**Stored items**
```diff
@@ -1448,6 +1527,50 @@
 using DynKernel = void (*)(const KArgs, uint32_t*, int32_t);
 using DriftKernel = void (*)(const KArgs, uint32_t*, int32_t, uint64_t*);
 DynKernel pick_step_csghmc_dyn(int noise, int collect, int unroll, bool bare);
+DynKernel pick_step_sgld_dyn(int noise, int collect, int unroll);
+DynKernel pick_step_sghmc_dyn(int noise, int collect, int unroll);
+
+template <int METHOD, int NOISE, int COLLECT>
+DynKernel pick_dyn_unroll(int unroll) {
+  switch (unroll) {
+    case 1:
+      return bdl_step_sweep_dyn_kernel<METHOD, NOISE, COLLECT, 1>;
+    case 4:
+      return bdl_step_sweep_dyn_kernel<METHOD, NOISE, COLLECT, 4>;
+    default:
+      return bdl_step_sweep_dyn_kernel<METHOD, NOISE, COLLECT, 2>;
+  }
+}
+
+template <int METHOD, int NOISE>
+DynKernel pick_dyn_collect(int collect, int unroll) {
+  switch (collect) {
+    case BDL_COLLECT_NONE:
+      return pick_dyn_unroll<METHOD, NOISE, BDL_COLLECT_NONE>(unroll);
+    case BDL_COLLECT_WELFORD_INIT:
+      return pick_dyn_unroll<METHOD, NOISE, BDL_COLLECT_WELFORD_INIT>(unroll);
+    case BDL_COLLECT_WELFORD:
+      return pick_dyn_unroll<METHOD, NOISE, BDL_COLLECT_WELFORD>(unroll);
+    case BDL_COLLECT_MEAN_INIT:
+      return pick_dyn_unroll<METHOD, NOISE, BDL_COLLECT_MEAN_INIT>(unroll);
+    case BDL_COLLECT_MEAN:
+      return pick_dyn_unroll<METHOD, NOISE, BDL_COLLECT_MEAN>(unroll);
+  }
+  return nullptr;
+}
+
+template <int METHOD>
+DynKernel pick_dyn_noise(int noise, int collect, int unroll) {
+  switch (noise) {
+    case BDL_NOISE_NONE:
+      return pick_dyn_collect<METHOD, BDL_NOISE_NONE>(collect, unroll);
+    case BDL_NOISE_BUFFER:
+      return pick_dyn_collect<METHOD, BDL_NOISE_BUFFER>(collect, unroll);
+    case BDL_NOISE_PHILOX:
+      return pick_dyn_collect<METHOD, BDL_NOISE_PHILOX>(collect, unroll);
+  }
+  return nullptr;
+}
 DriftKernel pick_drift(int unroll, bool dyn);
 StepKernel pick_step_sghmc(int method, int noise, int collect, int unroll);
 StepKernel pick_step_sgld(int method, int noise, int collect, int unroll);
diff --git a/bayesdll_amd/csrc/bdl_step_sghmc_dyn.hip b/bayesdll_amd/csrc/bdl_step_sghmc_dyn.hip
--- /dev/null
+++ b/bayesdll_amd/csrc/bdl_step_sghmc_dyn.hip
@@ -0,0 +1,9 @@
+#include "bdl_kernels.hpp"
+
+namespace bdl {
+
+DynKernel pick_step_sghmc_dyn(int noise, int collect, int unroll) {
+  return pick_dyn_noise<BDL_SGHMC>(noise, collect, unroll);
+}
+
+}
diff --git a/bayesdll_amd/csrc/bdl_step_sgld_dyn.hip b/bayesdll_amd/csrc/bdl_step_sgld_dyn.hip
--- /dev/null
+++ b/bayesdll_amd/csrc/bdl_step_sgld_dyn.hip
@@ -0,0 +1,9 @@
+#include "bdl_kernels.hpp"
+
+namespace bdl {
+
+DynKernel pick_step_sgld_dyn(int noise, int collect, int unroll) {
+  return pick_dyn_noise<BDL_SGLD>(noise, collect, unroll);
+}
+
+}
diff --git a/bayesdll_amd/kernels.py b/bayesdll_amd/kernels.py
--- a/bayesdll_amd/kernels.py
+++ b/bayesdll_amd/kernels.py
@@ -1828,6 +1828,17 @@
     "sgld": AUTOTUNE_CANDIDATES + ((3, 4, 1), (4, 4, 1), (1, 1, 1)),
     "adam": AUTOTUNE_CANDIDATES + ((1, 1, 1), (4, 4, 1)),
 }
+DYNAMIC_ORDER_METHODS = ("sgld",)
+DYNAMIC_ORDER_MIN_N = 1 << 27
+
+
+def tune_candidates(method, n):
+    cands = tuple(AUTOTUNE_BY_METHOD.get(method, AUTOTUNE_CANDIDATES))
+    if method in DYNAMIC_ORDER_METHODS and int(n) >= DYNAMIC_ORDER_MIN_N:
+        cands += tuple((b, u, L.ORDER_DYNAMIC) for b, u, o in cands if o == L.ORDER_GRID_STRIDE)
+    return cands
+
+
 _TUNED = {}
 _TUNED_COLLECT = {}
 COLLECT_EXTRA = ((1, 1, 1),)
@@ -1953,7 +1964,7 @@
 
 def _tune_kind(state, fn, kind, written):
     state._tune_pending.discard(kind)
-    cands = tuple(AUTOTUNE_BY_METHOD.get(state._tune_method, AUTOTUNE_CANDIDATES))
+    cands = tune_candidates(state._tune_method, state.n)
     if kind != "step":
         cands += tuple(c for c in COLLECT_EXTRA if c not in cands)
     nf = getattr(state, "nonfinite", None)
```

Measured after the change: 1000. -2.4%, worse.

**What is required**
Reproduce the records exactly, keeping every line.

**Response**
```diff
@@ -1448,6 +1527,50 @@
 using DynKernel = void (*)(const KArgs, uint32_t*, int32_t);
 using DriftKernel = void (*)(const KArgs, uint32_t*, int32_t, uint64_t*);
 DynKernel pick_step_csghmc_dyn(int noise, int collect, int unroll, bool bare);
+DynKernel pick_step_sgld_dyn(int noise, int collect, int unroll);
+DynKernel pick_step_sghmc_dyn(int noise, int collect, int unroll);
+
+template <int METHOD, int NOISE, int COLLECT>
+DynKernel pick_dyn_unroll(int unroll) {
+  switch (unroll) {
+    case 1:
+      return bdl_step_sweep_dyn_kernel<METHOD, NOISE, COLLECT, 1>;
+    case 4:
+      return bdl_step_sweep_dyn_kernel<METHOD, NOISE, COLLECT, 4>;
+    default:
+      return bdl_step_sweep_dyn_kernel<METHOD, NOISE, COLLECT, 2>;
+  }
+}
+
+template <int METHOD, int NOISE>
+DynKernel pick_dyn_collect(int collect, int unroll) {
+  switch (collect) {
+    case BDL_COLLECT_NONE:
+      return pick_dyn_unroll<METHOD, NOISE, BDL_COLLECT_NONE>(unroll);
+    case BDL_COLLECT_WELFORD_INIT:
+      return pick_dyn_unroll<METHOD, NOISE, BDL_COLLECT_WELFORD_INIT>(unroll);
+    case BDL_COLLECT_WELFORD:
+      return pick_dyn_unroll<METHOD, NOISE, BDL_COLLECT_WELFORD>(unroll);
+    case BDL_COLLECT_MEAN_INIT:
+      return pick_dyn_unroll<METHOD, NOISE, BDL_COLLECT_MEAN_INIT>(unroll);
+    case BDL_COLLECT_MEAN:
+      return pick_dyn_unroll<METHOD, NOISE, BDL_COLLECT_MEAN>(unroll);
+  }
+  return nullptr;
+}
+
+template <int METHOD>
+DynKernel pick_dyn_noise(int noise, int collect, int unroll) {
+  switch (noise) {
+    case BDL_NOISE_NONE:
+      return pick_dyn_collect<METHOD, BDL_NOISE_NONE>(collect, unroll);
+    case BDL_NOISE_BUFFER:
+      return pick_dyn_collect<METHOD, BDL_NOISE_BUFFER>(collect, unroll);
+    case BDL_NOISE_PHILOX:
+      return pick_dyn_collect<METHOD, BDL_NOISE_PHILOX>(collect, unroll);
+  }
+  return nullptr;
+}
 DriftKernel pick_drift(int unroll, bool dyn);
 StepKernel pick_step_sghmc(int method, int noise, int collect, int unroll);
 StepKernel pick_step_sgld(int method, int noise, int collect, int unroll);
diff --git a/bayesdll_amd/csrc/bdl_step_sghmc_dyn.hip b/bayesdll_amd/csrc/bdl_step_sghmc_dyn.hip
--- /dev/null
+++ b/bayesdll_amd/csrc/bdl_step_sghmc_dyn.hip
@@ -0,0 +1,9 @@
+#include "bdl_kernels.hpp"
+
+namespace bdl {
+
+DynKernel pick_step_sghmc_dyn(int noise, int collect, int unroll) {
+  return pick_dyn_noise<BDL_SGHMC>(noise, collect, unroll);
+}
+
+}
diff --git a/bayesdll_amd/csrc/bdl_step_sgld_dyn.hip b/bayesdll_amd/csrc/bdl_step_sgld_dyn.hip
--- /dev/null
+++ b/bayesdll_amd/csrc/bdl_step_sgld_dyn.hip
@@ -0,0 +1,9 @@
+#include "bdl_kernels.hpp"
+
+namespace bdl {
+
+DynKernel pick_step_sgld_dyn(int noise, int collect, int unroll) {
+  return pick_dyn_noise<BDL_SGLD>(noise, collect, unroll);
+}
+
+}
diff --git a/bayesdll_amd/kernels.py b/bayesdll_amd/kernels.py
--- a/bayesdll_amd/kernels.py
+++ b/bayesdll_amd/kernels.py
@@ -1828,6 +1828,17 @@
     "sgld": AUTOTUNE_CANDIDATES + ((3, 4, 1), (4, 4, 1), (1, 1, 1)),
     "adam": AUTOTUNE_CANDIDATES + ((1, 1, 1), (4, 4, 1)),
 }
+DYNAMIC_ORDER_METHODS = ("sgld",)
+DYNAMIC_ORDER_MIN_N = 1 << 27
+
+
+def tune_candidates(method, n):
+    cands = tuple(AUTOTUNE_BY_METHOD.get(method, AUTOTUNE_CANDIDATES))
+    if method in DYNAMIC_ORDER_METHODS and int(n) >= DYNAMIC_ORDER_MIN_N:
+        cands += tuple((b, u, L.ORDER_DYNAMIC) for b, u, o in cands if o == L.ORDER_GRID_STRIDE)
+    return cands
+
+
 _TUNED = {}
 _TUNED_COLLECT = {}
 COLLECT_EXTRA = ((1, 1, 1),)
@@ -1953,7 +1964,7 @@
 
 def _tune_kind(state, fn, kind, written):
     state._tune_pending.discard(kind)
-    cands = tuple(AUTOTUNE_BY_METHOD.get(state._tune_method, AUTOTUNE_CANDIDATES))
+    cands = tune_candidates(state._tune_method, state.n)
     if kind != "step":
         cands += tuple(c for c in COLLECT_EXTRA if c not in cands)
     nf = getattr(state, "nonfinite", None)
```

Measured after the change: 1000. -2.4%, worse.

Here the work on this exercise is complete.